Most people do not realize that the average vehicle sold in the U.S. has been sitting on a dealer’s lot for about 60 days. That explains why Ford has $126 billion and GM has $6.5 billion in positive working capital (current assets minus current liabilities), to fund their operations.

Tesla’s hype allowed the company to raise $5 billion of equity and debt to fund its car company, and to support the process of raising another $5 billion for its “Gigafactory,” which will build lithium ion batteries for its vehicles and Powerwall energy storage systems.

Investors’ willingness to pony up seemingly endless amounts of cash over the last decade to fund operations is phenomenal, given that at the end of 2015 Tesla was losing $19,810 on each car it sold, and hemorrhaging negative cash flow of $51,344 on each vehicle it built. As a result, Tesla at year-end had a dangerous negative working capital position of $24.7 million.

The main reason Tesla was able to continue operating over the last six months was collecting $5,000 customer deposit checks for future delivery of its $72,000 average selling price Model X, introduced on September 29, 2015. With 31,300 preorders, customer cash deposits reduced Tesla’s risky negative working capital position by $156.5 million.

But with Model X deliveries beginning December 18, 2015, and most of the backlog filled in 2016, Wall Street analysts panicked in the first six weeks of 2016 that Tesla was running out of cash and might fail. Tesla’s stock plunged by 40 percent, to $146 a share.

In what many analysts saw as a desperate move to save the company, Tesla CEO Elon Musk announced on February 10 that the company would begin  taking $1,000 deposits on its Model 3 — average selling price, $42,000 — on March 31 for initial deliveries in late 2017.

Analysts scoffed at Tesla slashing its traditional $5,000 deposit to $1,000 as another sign of competitive weakness.
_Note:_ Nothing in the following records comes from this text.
# too-z/MultiModalPFN

Hardware: NVIDIA B200
Metric: test rows/sec predict_proba (higher is better)
Workload: dtype bf16

## Files before the change

### multimodalpfn_b200/csrc/common.cuh

```cuda
#pragma once
#include <cuda_bf16.h>
#include <cuda_runtime.h>
#include <stdint.h>

#include <atomic>

#include "../../include/mmpfn_b200.h"

namespace mmpfn {

constexpr int kE = 192;
constexpr int kH = 6;
constexpr int kD = 32;
constexpr int kHid = 768;
constexpr float kLnEps = 1e-5f;

extern std::atomic<int64_t> g_launches;
void set_error(const char* fmt, ...);
int check_geometry(const mmpfn_geometry* g);

inline int count_launch() {
  g_launches.fetch_add(1, std::memory_order_relaxed);
  cudaError_t e = cudaGetLastError();
  if (e != cudaSuccess) {
// ... 4 lines not shown
}

inline int current_device() {
  int d = 0;
  if (cudaGetDevice(&d) != cudaSuccess) { cudaGetLastError(); return -1; }
  return d;
}
inline int device_sm_count() {
  static int n[64] = {0};
  const int d = current_device();
  if (d < 0 || d >= 64) return 148;
  if (!n[d]) {
    int v = 0;
    if (cudaDeviceGetAttribute(&v, cudaDevAttrMultiProcessorCount, d) != cudaSuccess || v < 1) { cudaGetLastError(); v = 148; }
    n[d] = v;
  }
  return n[d];
}
#define MMPFN_OPT_IN_SMEM(kern, bytes)                                                                     \
  do {                                                                                                     \
    static unsigned long long _done = 0;                                                                   \
    const int _d = ::mmpfn::current_device();                                                              \
    if (_d < 0 || _d >= 64 || !((_done >> _d) & 1ull)) {                                                   \
      if (cudaFuncSetAttribute(kern, cudaFuncAttributeMaxDynamicSharedMemorySize, (int)(bytes)) != cudaSuccess) { \
        ::mmpfn::set_error("cannot opt in to %d bytes of dynamic shared memory: %s", (int)(bytes),           \
                           cudaGetErrorString(cudaGetLastError()));                                        \
        return MMPFN_ECUDA;                                                                                \
      }                                                                                                    \
      if (_d >= 0 && _d < 64) _done |= 1ull << _d;                                                         \
    }                                                                                                      \
  } while (0)

#define MMPFN_TRY(expr)            \
  do {                             \
    int _rc = (expr);              \
    if (_rc != MMPFN_OK) return _rc; \
  } while (0)

__device__ __forceinline__ float gelu_exact(float x) {
  return 0.5f * x * (1.0f + erff(x * 0.70710678118654752440f));
}
__device__ __forceinline__ float warp_sum(float v) {
#pragma unroll
  for (int o = 16; o > 0; o >>= 1) v += __shfl_xor_sync(0xffffffffu, v, o);
  return v;
}
__device__ __forceinline__ float warp_max(float v) {
#pragma unroll
  for (int o = 16; o > 0; o >>= 1) v = fmaxf(v, __shfl_xor_sync(0xffffffffu, v, o));
  return v;
}
__device__ __forceinline__ uint32_t pack_bf16x2(float lo, float hi) {
  __nv_bfloat162 v = __floats2bfloat162_rn(lo, hi);
  return *reinterpret_cast<uint32_t*>(&v);
}
__device__ __forceinline__ float fast_exp2f(float x) {
  float y;
  asm("ex2.approx.ftz.f32 %0, %1;" : "=f"(y) : "f"(x));
  return y;
}
__device__ __forceinline__ float bf16_bits_to_float(uint16_t b) { return __uint_as_float(uint32_t(b) << 16); }

enum { EPI_NONE = 0, EPI_GELU = 1, EPI_GLU_PAIR = 2, EPI_ADD_C = 3 };

struct SgemmParams {
  const float* A;
  const float* W;
  const float* bias;
  float* C;
  int M, N, K, lda, ldw, ldc;
  long long a_batch, w_batch, bias_batch, c_batch;
  int batches;
  int row_inner, row_outer;
};
int launch_sgemm(const SgemmParams& p, int epi, cudaStream_t st);

int launch_layernorm(const float* x, const float* res, const float* gamma, const float* beta, long long rows,
                     int width, float* y_f32, uint16_t* y_bf16, cudaStream_t st, long long x_stride = 0);
int launch_kv_extract_f32(const float* qkv, float* kv, int B, int S, int T, cudaStream_t st, const int* n_rows = nullptr);

int launch_feat_attn_f32(const float* qkv, float* att, long long n_seq, int T, cudaStream_t st);
int launch_feat_attn_bf16(const uint16_t* qkv, uint16_t* att, long long n_seq, int T, cudaStream_t st);
bool feat_qkv_attn_supported(int T);
int launch_feat_qkv_attn(const uint16_t* x, const uint16_t* w_qkv, long long M, int T, uint16_t* att, cudaStream_t st);

struct ItemAttnF32 {
  const float *q, *k, *v;
  float* out;
  long long q_outer, q_inner, q_row, kv_outer, kv_inner, kv_row, o_outer, o_inner, o_row;
  int planes, inner, n_q, n_kv, shared_kv;
  const int *q_len, *kv_len;
};
int launch_item_attn_f32(const ItemAttnF32& p, cudaStream_t st);

enum { TC_EPI_BF16 = 0, TC_EPI_GELU_BF16 = 1, TC_EPI_RESID_LN = 2, TC_EPI_QKV_ITEMS = 3, TC_EPI_GLU_PAIR_F32 = 4 };
struct TcGemm {
  const uint16_t* A;
  const uint16_t* W;
  int M, N, K;
  int items;
  int B, S, T;
  int epi;
  uint16_t* out_bf16;
  float* resid_f32;
  uint16_t* ln_bf16;
  uint16_t *q_out, *k_out, *vt_out;
  int S_pad;
  uint16_t *k0_out, *vt0_out;
  const float* bias;
  float* out_f32;
};
int launch_tc_gemm(const TcGemm& p, cudaStream_t st);
int launch_tc_rowgemm(const TcGemm& p, cudaStream_t st);

struct TcMlp {
  const uint16_t* state_b;
  uint16_t* state_b_out;
  float* resid_f32;
  const uint16_t* w1;
  const uint16_t* w2;
  int M;
};
int launch_tc_mlp(const TcMlp& p, cudaStream_t st);

struct TcItemAttn {
  const uint16_t* q;
  const uint16_t* k;
  const uint16_t* vt;
  uint16_t* out;
  int B, T, n_q, Sq_pad, n_kv, Skv_pad;
  int shared_kv;
  int kv_slots;
  long long kv_rank_stride;
  int kv_seg_rows;
  long long kv_seg_stride;
  const int* q_len;
  const int* kv_len;
};
int launch_tc_item_attn(const TcItemAttn& p, cudaStream_t st);

struct TabStatsLayout {
  int Fp, G;
  __host__ __device__ int src() const { return 0; }
  __host__ __device__ int fill() const { return Fp; }
  __host__ __device__ int lo() const { return 2 * Fp; }
  __host__ __device__ int hi() const { return 3 * Fp; }
  __host__ __device__ int mean() const { return 4 * Fp; }
  __host__ __device__ int stdv() const { return 5 * Fp; }
  __host__ __device__ int scale() const { return 6 * Fp; }
  __host__ __device__ int total() const { return 6 * Fp + G; }
};
int launch_tab_fit(const float* x, int B, int S, int F, int fpg, int n_train, float n_sigma, float* stats,
                   cudaStream_t st, const int* n_rows = nullptr, const int* n_train_b = nullptr);
int launch_stem_tokens(const mmpfn_geometry* g, const mmpfn_weights* w, const float* x, const float* stats,
                       const float* img_tok, const float* y, const float* y_mean, const uint64_t* y_mask,
                       const float* pos_emb, int B, int S, int F, int H_img, long long x_bstride, long long y_bstride,
                       long long img_bstride, float* state_f32, uint16_t* state_bf16, int32_t* nan_flag, cudaStream_t st,
                       const long long* img_off = nullptr, const int* n_rows = nullptr);
int launch_cap_attn(const float* kv, const float* q, int S, int n_kv, int Hc, float* out, cudaStream_t st);
int launch_cap_combine(const float* o, const float* ffn, const float* gamma, const float* beta, long long rows,
                       float* out, cudaStream_t st);
int launch_moe_gate_scale(const float* gate_logits, float* tok, int S, int Hm, cudaStream_t st);
int launch_proba_tail(const float* logits, const int32_t* perm, const float* prior, int n_est, int S, int n_out,
                      int n_classes, float temperature, int avg_before, float* proba, cudaStream_t st);

int launch_bar_tail(const float* logits, const float* const* task_logits, const int32_t* row_offset, int n_tasks,
// ... 6 lines not shown
```

### multimodalpfn_b200/csrc/kernels_f32.cu

```cuda
#include "common.cuh"
#include "feat_attn_core.cuh"

namespace mmpfn {

namespace {
constexpr int BM = 128, BN = 64, BK = 16;

template <int EPI>
__global__ void __launch_bounds__(256) sgemm_kernel(SgemmParams p) {
  __shared__ __align__(16) float As[BK][BM + 4];
  __shared__ __align__(16) float Bs[BK][BN + 4];
  const int z = blockIdx.z;
  const float* __restrict__ A = p.A + z * p.a_batch;
  const float* __restrict__ W = p.W + z * p.w_batch;
  const float* __restrict__ bias = p.bias ? p.bias + z * p.bias_batch : nullptr;
  float* __restrict__ C = p.C + z * p.c_batch;
  const int m0 = blockIdx.x * BM, n0 = blockIdx.y * BN;
  const int tid = threadIdx.x;
  const int ty = tid >> 4, tx = tid & 15;

  float acc[8][4];
#pragma unroll
  for (int i = 0; i < 8; ++i)
#pragma unroll
// ... 236 lines not shown
  const int warp = threadIdx.x >> 5, lane = threadIdx.x & 31;
  const int n_kt = (T + 15) >> 4;
  const int Tp = n_kt * 16;
  const uint32_t buf_bytes = (uint32_t)Tp * FA_ROW_BYTES;
  const uint32_t sbase0 = (uint32_t)__cvta_generic_to_shared(fsm);
  constexpr int CH = 3 * kE * 2 / 16;

  auto stage = [&](long long row, int b) {
    const uint8_t* src = reinterpret_cast<const uint8_t*>(qkv + row * T * (3 * kE));
    const uint32_t dst = sbase0 + b * buf_bytes;
    for (int i = threadIdx.x; i < T * CH; i += blockDim.x) {
      const int t = i / CH, c = i % CH;
      asm volatile("cp.async.cg.shared.global [%0], [%1], 16;" ::"r"(dst + t * FA_ROW_BYTES + c * 16),
                   "l"(src + (long long)t * (3 * kE * 2) + c * 16));
    }
    asm volatile("cp.async.commit_group;");
  };
  for (int b = 0; b < n_buf; ++b)
    for (int i = threadIdx.x; i < (Tp - T) * CH; i += blockDim.x) {
      const int t = T + i / CH, c = i % CH;
      *reinterpret_cast<uint4*>(fsm + b * buf_bytes + t * FA_ROW_BYTES + c * 16) = make_uint4(0, 0, 0, 0);
    }
  long long row = blockIdx.x;
  if (row < n_rows) stage(row, 0);
  for (int it = 0; row < n_rows; row += gridDim.x, ++it) {
  const int cur = n_buf == 2 ? (it & 1) : 0;
  const long long nxt = row + gridDim.x;
  if (n_buf == 2 && nxt < n_rows) {
    stage(nxt, cur ^ 1);
    asm volatile("cp.async.wait_group 1;");
  } else {
    asm volatile("cp.async.wait_group 0;");
  }
  __syncthreads();
  const uint32_t sbase = sbase0 + cur * buf_bytes;

  const int n_items = kH * n_kt;
  for (int item = warp; item < n_items; item += (blockDim.x >> 5)) {
    const int h = item / n_kt, mt = item % n_kt;
    feat_attn_item<KT>(sbase, FA_ROW_BYTES, h * kD * 2, (kE + h * kD) * 2, (2 * kE + h * kD) * 2, T, n_kt, mt, lane);
  }
  __syncthreads();
  {
    constexpr int OC = kE * 2 / 16;
    uint8_t* dst = reinterpret_cast<uint8_t*>(att + row * T * kE);
    for (int i = threadIdx.x; i < T * OC; i += blockDim.x) {
      const int t = i / OC, c = i % OC;
      uint4 v;
      asm volatile("ld.shared.v4.b32 {%0, %1, %2, %3}, [%4];" : "=r"(v.x), "=r"(v.y), "=r"(v.z), "=r"(v.w)
                   : "r"(sbase + t * FA_ROW_BYTES + c * 16));
      *reinterpret_cast<uint4*>(dst + (long long)t * (kE * 2) + c * 16) = v;
    }
  }
  __syncthreads();
  if (n_buf == 1 && nxt < n_rows) stage(nxt, 0);
  }
}
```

Expecting 50,000 preorders could generate $50 million in cash deposits, the analysts projected Tesla would just barely be able to cover its negative working capital situation.

But viral customer enthusiasm for the mid-priced Tesla Model X generated 27,000 people camping out at dealerships to qualify to be in the front of the delivery line for a Model 3.
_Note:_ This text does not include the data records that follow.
__global__ __launch_bounds__(kFdThreads) void k_sc_fd(const ScDesc *__restrict__ descs,
                                                      const int32_t *__restrict__ ai, const ScParamsDev P,
                                                      const uint16_t *__restrict__ skinsat) {
  extern __shared__ __attribute__((aligned(16))) uint8_t lds8[];
  const ScDesc &D = descs[blockIdx.x];
  const int tid = threadIdx.x, lane = tid & 63, wave = tid >> 6;
  const bool loader = wave >= kFdCWaves;
  const int aw = D.aw, ah = D.ah, hrows = D.hrows, yoff = D.ybox_first;
  const int apitch = (aw * 3 + 15) & ~15, lpitch = (aw + 3) & ~3;
  const int PP = D.hm_pitch, KS = D.hm_ks, nb = D.hm_nb;
  const int RP = fd_rp(D.W), slotB = fd_slot_bytes(D.W);
  const int64_t sstride = D.stride;
  uint8_t *raw = lds8;
  uint8_t *ring = lds8 + fd_ring_off(D.W, PP);
  uint8_t *prer = ring + kFzRing * apitch, *lum = prer + 16 * apitch;
  uint8_t *abuf = lds8 + fd_tab_off(D.W, PP, aw);
  const int chunks = (ah + kVqRows - 1) / kVqRows;
  int32_t *cbuf = reinterpret_cast<int32_t *>(abuf + chunks * 3072);
  const int nblk = (min(ai[D.vqK0 + chunks - 1] + 64, hrows) + 15) >> 4;
  const int ninstr = slotB >> 10, lw = wave - kFdCWaves;
  const int cnt = (ninstr - lw + 1) >> 1;
  const int rpc = RP >> 4;
  const float rcp_rpc = 1.0f / (float)rpc;
  const uint32_t raw_m0 = (uint32_t)(uintptr_t)(const __attribute__((address_space(3))) uint8_t *)raw;
  const uint32_t ab_m0 = (uint32_t)(uintptr_t)(const __attribute__((address_space(3))) uint8_t *)abuf;
  auto issue = [&](int blk) {
    if (blk >= nblk || (kFdAbl & 1)) return;
    const int r0 = blk << 4;
    const uint8_t *sb = D.img + (int64_t)(r0 + yoff) * sstride;
    const int last = hrows - 1 - r0;
#pragma unroll 1
    for (int i = lw; i < ninstr; i += 2) {
      const int j = 64 * i + lane;
      int row = fz_div(j, rpc, rcp_rpc);
      const int col = j - row * rpc;
      row = min(row, min(15, last));
      fd_dma16(raw_m0 + (uint32_t)((blk % kFdSlots) * slotB + 1024 * i), sb,
               (uint32_t)(row * sstride + 16 * col));
    }
  };
  const int32_t *hmS0 = ai + D.hmS0, *hmC = ai + D.hmC;
  const i32x4 *hmB = reinterpret_cast<const i32x4 *>(ai + D.hmB);
  const int k0l = mfma_i8_k(lane, 0), k8l = mfma_i8_k(lane, 8);
  auto load_b = [&](int b, i32x4 (&Bf)[2][3], int &s0, int32_t &cx) {
    s0 = hmS0[b];
#pragma unroll
    for (int t = 0; t < 2; t++)
#pragma unroll
      for (int q = 0; q < 3; q++) Bf[t][q] = t < KS ? hmB[((b * KS + t) * 3 + q) * 64 + lane] : i32x4{0, 0, 0, 0};
    const int x = 16 * b + (lane & 15);
    cx = x < aw ? hmC[x] : 0;
  };
  i32x4 Bh[2][3];
  int s0h = 0;
  int32_t cxh = 0;
  if (!loader && wave < nb) load_b(wave, Bh, s0h, cxh);
  auto hpass_block = [&](int r0, const uint8_t *slot, int b, const i32x4 (&Bf)[2][3], int s0, int32_t cx) {
    const int x = 16 * b + (lane & 15);
    i32x4 acc[3][3];
#pragma unroll
    for (int c = 0; c < 3; c++)
#pragma unroll
      for (int q = 0; q < 3; q++) acc[c][q] = i32x4{0, 0, 0, 0};
#pragma unroll
    for (int t = 0; t < 2; t++) {
      if (t < KS) {
        const uint8_t *rp = slot + (lane & 15) * RP + 3 * (s0 + 64 * t);
        const i32x2 *p0 = reinterpret_cast<const i32x2 *>(rp + 3 * k0l);
        const i32x2 *p1 = reinterpret_cast<const i32x2 *>(rp + 3 * k8l);
        const i32x2 u0 = p0[0], u1 = p0[1], u2 = p0[2], v0 = p1[0], v1 = p1[1], v2 = p1[2];
#pragma unroll
        for (int c = 0; c < 3; c++) {
          const i32x4 a = {(int32_t)fd_ch(c, u0.x, u0.y, u1.x), (int32_t)fd_ch(c, u1.y, u2.x, u2.y),
                           (int32_t)fd_ch(c, v0.x, v0.y, v1.x), (int32_t)fd_ch(c, v1.y, v2.x, v2.y)};
#pragma unroll
          for (int q = 0; q < 3; q++) acc[c][q] = __builtin_amdgcn_mfma_i32_16x16x64_i8(a, Bf[t][q], acc[c][q], 0, 0, 0);
        }
      }
    }
#pragma unroll
    for (int i = 0; i < 4; i++) {
      const int row = r0 + 4 * (lane >> 4) + i;
      if (x < aw && row < hrows) {
        uint8_t *dst = ring + (row % kFzRing) * apitch + 3 * x;
#pragma unroll
        for (int c = 0; c < 3; c++) {
          const uint32_t v = (uint32_t)acc[c][0][i] + ((uint32_t)acc[c][1][i] << 8) + ((uint32_t)acc[c][2][i] << 16) +
                             (uint32_t)cx;
          dst[c] = (uint8_t)(pil_clip8((int32_t)v) ^ 0x80u);
        }
      }
    }
  };
  auto hpass = [&](int r0, const uint8_t *slot) {
    if (wave < nb) hpass_block(r0, slot, wave, Bh, s0h, cxh);
  };
  const int rA = 16 * (lane >> 4) + ((lane & 15) >> 1);
  const int nq = apitch >> 4, nbytes = 3 * aw;
  const int stepy = kFdC / aw, stepx = kFdC - stepy * aw;
  const int lm0 = tid / aw, lx0 = tid - lm0 * aw;
  const ScFast F = sc_fast_params(P);
  const int ng4 = (aw + 3) >> 2;
  const float rcp_ng4 = 1.0f / (float)ng4;
  if (loader) {
    const uint8_t *afrag = reinterpret_cast<const uint8_t *>(ai + D.vqA);
#pragma unroll 1
    for (int k = lw; k < 3 * chunks; k += 2) fd_dma16(ab_m0 + 1024 * k, afrag, (uint32_t)(1024 * k + 16 * lane));
    issue(0);
    issue(1);
    fd_wait_vm(1 < nblk ? cnt : 0);
  } else {
#pragma unroll 1
    for (int i = tid; i < ah; i += kFdC) cbuf[i] = ai[D.vqC + i];
  }
  fd_barrier();
  int blk = 0;
#pragma unroll 1
  for (int c = 0; c < chunks; c++) {
    const int k0 = ai[D.vqK0 + c];
    const int need = min(k0 + 64, hrows);
    bool phased = false;
#pragma unroll 1
    while (16 * blk < need) {
      if (loader) {
        issue(blk + 2);
        fd_wait_vm(blk + 2 < nblk ? cnt : 0);
      } else if (!(kFdAbl & 2)) {
        hpass(16 * blk, raw + (blk % kFdSlots) * slotB);
      }
      fd_barrier();
      blk++;
      phased = true;
    }
    if (!phased) fd_barrier();
    const int y0 = kVqRows * c, y1 = min(y0 + kVqRows, ah), pa = max(0, y0 - 1), pe = min(ah, pa + 16);
    if (!loader) {
      const i32x4 *af = reinterpret_cast<const i32x4 *>(abuf + c * 3072);
      const i32x4 A0 = af[lane], A1 = af[64 + lane], A2 = af[128 + lane];
      int32_t cy[4];
#pragma unroll
      for (int i = 0; i < 4; i++) cy[i] = cbuf[min(pa + 4 * (lane >> 4) + i, ah - 1)];
      const uint8_t *pA = ring + ((k0 + rA) % kFzRing) * apitch + 8 * (lane & 1);
      const uint8_t *pB = ring + ((k0 + rA + 8) % kFzRing) * apitch + 8 * (lane & 1);
#pragma unroll 1
      for (int t = wave; t < ((kFdAbl & 4) ? 0 : nq); t += kFdCWaves) {
        const i32x2 lo = __builtin_amdgcn_ds_read_tr8_b64_v2i32((l_i32x2q *)(pA + 16 * t));
        const i32x2 hi = __builtin_amdgcn_ds_read_tr8_b64_v2i32((l_i32x2q *)(pB + 16 * t));
        const i32x4 B = {lo.x, lo.y, hi.x, hi.y};
        const i32x4 d2 = __builtin_amdgcn_mfma_i32_16x16x64_i8(A2, B, i32x4{0, 0, 0, 0}, 0, 0, 0);
        const i32x4 d1 = __builtin_amdgcn_mfma_i32_16x16x64_i8(A1, B, d2 << 8, 0, 0, 0);
        const i32x4 d0 = __builtin_amdgcn_mfma_i32_16x16x64_i8(A0, B, i32x4{0, 0, 0, 0}, 0, 0, 0);
        const int col = 16 * t + (lane & 15);
#pragma unroll
        for (int i = 0; i < 4; i++) {
          const int m = 4 * (lane >> 4) + i;
          const int32_t sv = (int32_t)((uint32_t)d0[i] + ((uint32_t)d1[i] << 8) + (uint32_t)cy[i]);
          if (col < nbytes && pa + m < pe) prer[m * apitch + col] = pil_clip8(sv);
        }
      }
    }
    fd_barrier();
    const int nit = (y1 - y0) * aw;
    int yr_n = lm0, x_n = lx0;
    uint32_t sv[kFzGather];
    auto walk = [&](int (&yrs)[kFzGather], int (&xs)[kFzGather]) {
#pragma unroll
      for (int u = 0; u < kFzGather; u++) {
        if (x_n >= aw) {
          x_n -= aw;
          yr_n++;
        }
        yrs[u] = yr_n;
        xs[u] = x_n;
        yr_n += stepy;
        x_n += stepx;
      }
    };
    auto gather = [&](int base) {
      int yrs[kFzGather], xs[kFzGather];
      walk(yrs, xs);
#pragma unroll
      for (int u = 0; u < kFzGather; u++) {
        const int it = base + u * kFdC;
        sv[u] = 0;
        if (it < nit) {
          const uint8_t *qq = prer + (y0 + yrs[u] - pa) * apitch + 3 * xs[u];
          sv[u] = (kFdAbl & 32) ? qq[0] * 0x101u : skinsat[sc_colour_key(qq[0], qq[1], qq[2])];
        }
      }
    };
    const int nr = pe - pa;
    if (!loader) {
      if (kFdLut && !(kFdAbl & 16)) gather(tid);
#pragma unroll 1
      for (int it = tid; it < ((kFdAbl & 8) ? 0 : nr * ng4); it += kFdC) {
        const int m = fz_div(it, ng4, rcp_ng4), g = it - m * ng4;
        const uint32_t *q = reinterpret_cast<const uint32_t *>(prer + m * apitch + 12 * g);
        const uint32_t a0 = q[0], a1 = q[1], a2 = q[2];
        const uint32_t R = fd_ch(0, a0, a1, a2) ^ 0x80808080u, G = fd_ch(1, a0, a1, a2) ^ 0x80808080u,
                       B = fd_ch(2, a0, a1, a2) ^ 0x80808080u;
        uint32_t l4 = 0;
#pragma unroll
        for (int j = 0; j < 4; j++)
          l4 |= sc_luma((R >> (8 * j)) & 255u, (G >> (8 * j)) & 255u, (B >> (8 * j)) & 255u) << (8 * j);
        *reinterpret_cast<uint32_t *>(lum + m * lpitch + 4 * g) = l4;
        const int y = pa + m;
        if (D.pre && y >= y0 && y < y1) {
#pragma unroll
          for (int j = 0; j < 4; j++) {
            const int x = 4 * g + j;
            if (x < aw) {
              uint8_t *o = D.pre + ((int64_t)y * aw + x) * 3;
              o[0] = (uint8_t)(R >> (8 * j));
              o[1] = (uint8_t)(G >> (8 * j));
              o[2] = (uint8_t)(B >> (8 * j));
            }
          }
        }
      }
    }
    fd_barrier();
    if (!loader && !kFdLut) {
      int yr_w = lm0, x_w = lx0;
#pragma unroll 1
      for (int base = tid; base < ((kFdAbl & 16) ? 0 : nit); base += kFzGather * kFdC) {
        uint32_t stv[kFzGather];
        int yrs[kFzGather], xs[kFzGather];
#pragma unroll
        for (int u = 0; u < kFzGather; u++) {
          if (x_w >= aw) {
            x_w -= aw;
            yr_w++;
          }
          yrs[u] = yr_w;
          xs[u] = x_w;
          yr_w += stepy;
          x_w += stepx;
          stv[u] = 0;
          if (base + u * kFdC < nit) {
            const int m = y0 + yrs[u] - pa;
            const uint8_t *qq = prer + m * apitch + 3 * xs[u];
            const uint32_t r = qq[0], g = qq[1], b = qq[2];
            if (!sc_skin_sat_est(F, r, g, b, lum[m * lpitch + xs[u]], stv[u])) {
              const uint32_t t = skinsat[sc_colour_key(r, g, b)];
              stv[u] = (t & 255u) | ((t >> 8) << 16);
            }
          }
        }
#pragma unroll
        for (int u = 0; u < kFzGather; u++) {
          const int it = base + u * kFdC;
          if (it >= nit) break;
          const int yr = yrs[u], x = xs[u], y = y0 + yr, m = y - pa;
          const uint8_t *lrow = lum + m * lpitch;
          const uint32_t L = lrow[x];
          uint32_t E = L;
          if (aw >= 3 && ah >= 3 && x > 0 && y > 0 && x < aw - 1 && y < ah - 1) {
            const int v = 4 * (int)L - (int)lrow[x - lpitch] - (int)lrow[x + lpitch] - (int)lrow[x - 1] - (int)lrow[x + 1] + 1;
            E = (uint32_t)(v <= 0 ? 0 : v >= 255 ? 255 : v);
          }
          if (!(kFdAbl & 64)) D.maps[(int64_t)y * aw + x] = stv[u] | (E << 8);
        }
      }
    }
    if (!loader && kFdLut) {
      yr_n = lm0;
      x_n = lx0;
#pragma unroll 1
      for (int base = tid; base < ((kFdAbl & 16) ? 0 : nit); base += kFzGather * kFdC) {
        if (base != tid) {
          const int ys = yr_n, xs0 = x_n;
          gather(base);
          yr_n = ys;
          x_n = xs0;
        }
        int yrs[kFzGather], xs[kFzGather];
        walk(yrs, xs);
#pragma unroll
        for (int u = 0; u < kFzGather; u++) {
          const int it = base + u * kFdC;
          if (it >= nit) break;
          const int yr = yrs[u], x = xs[u], y = y0 + yr, m = y - pa;
          const uint8_t *lrow = lum + m * lpitch;
          const uint32_t L = lrow[x];
          uint32_t E = L;
          if (aw >= 3 && ah >= 3 && x > 0 && y > 0 && x < aw - 1 && y < ah - 1) {
            const int v = 4 * (int)L - (int)lrow[x - lpitch] - (int)lrow[x + lpitch] - (int)lrow[x - 1] - (int)lrow[x + 1] + 1;
            E = (uint32_t)(v <= 0 ? 0 : v >= 255 ? 255 : v);
          }
          if (!(kFdAbl & 64)) D.maps[(int64_t)y * aw + x] = ((sv[u] & 255u) | ((sv[u] >> 8) << 16)) | (E << 8);
        }
      }
    }
  }
  if (loader) fd_wait_vm(0);
}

With total orders from dealerships and online breaking 300,000 by early evening on April 4, Tesla’s working capital has done a financial somersault, from about negative $24.7 million to an outstandingly positive $275.3 million.

With a backlog of roughly $14.9 billion, Tesla can continue its money-losing for at least another 12 months before the next cash crisis arrives. But with a strong balance sheet, Tesla now has the breathing room to become, potentially, a profitable company.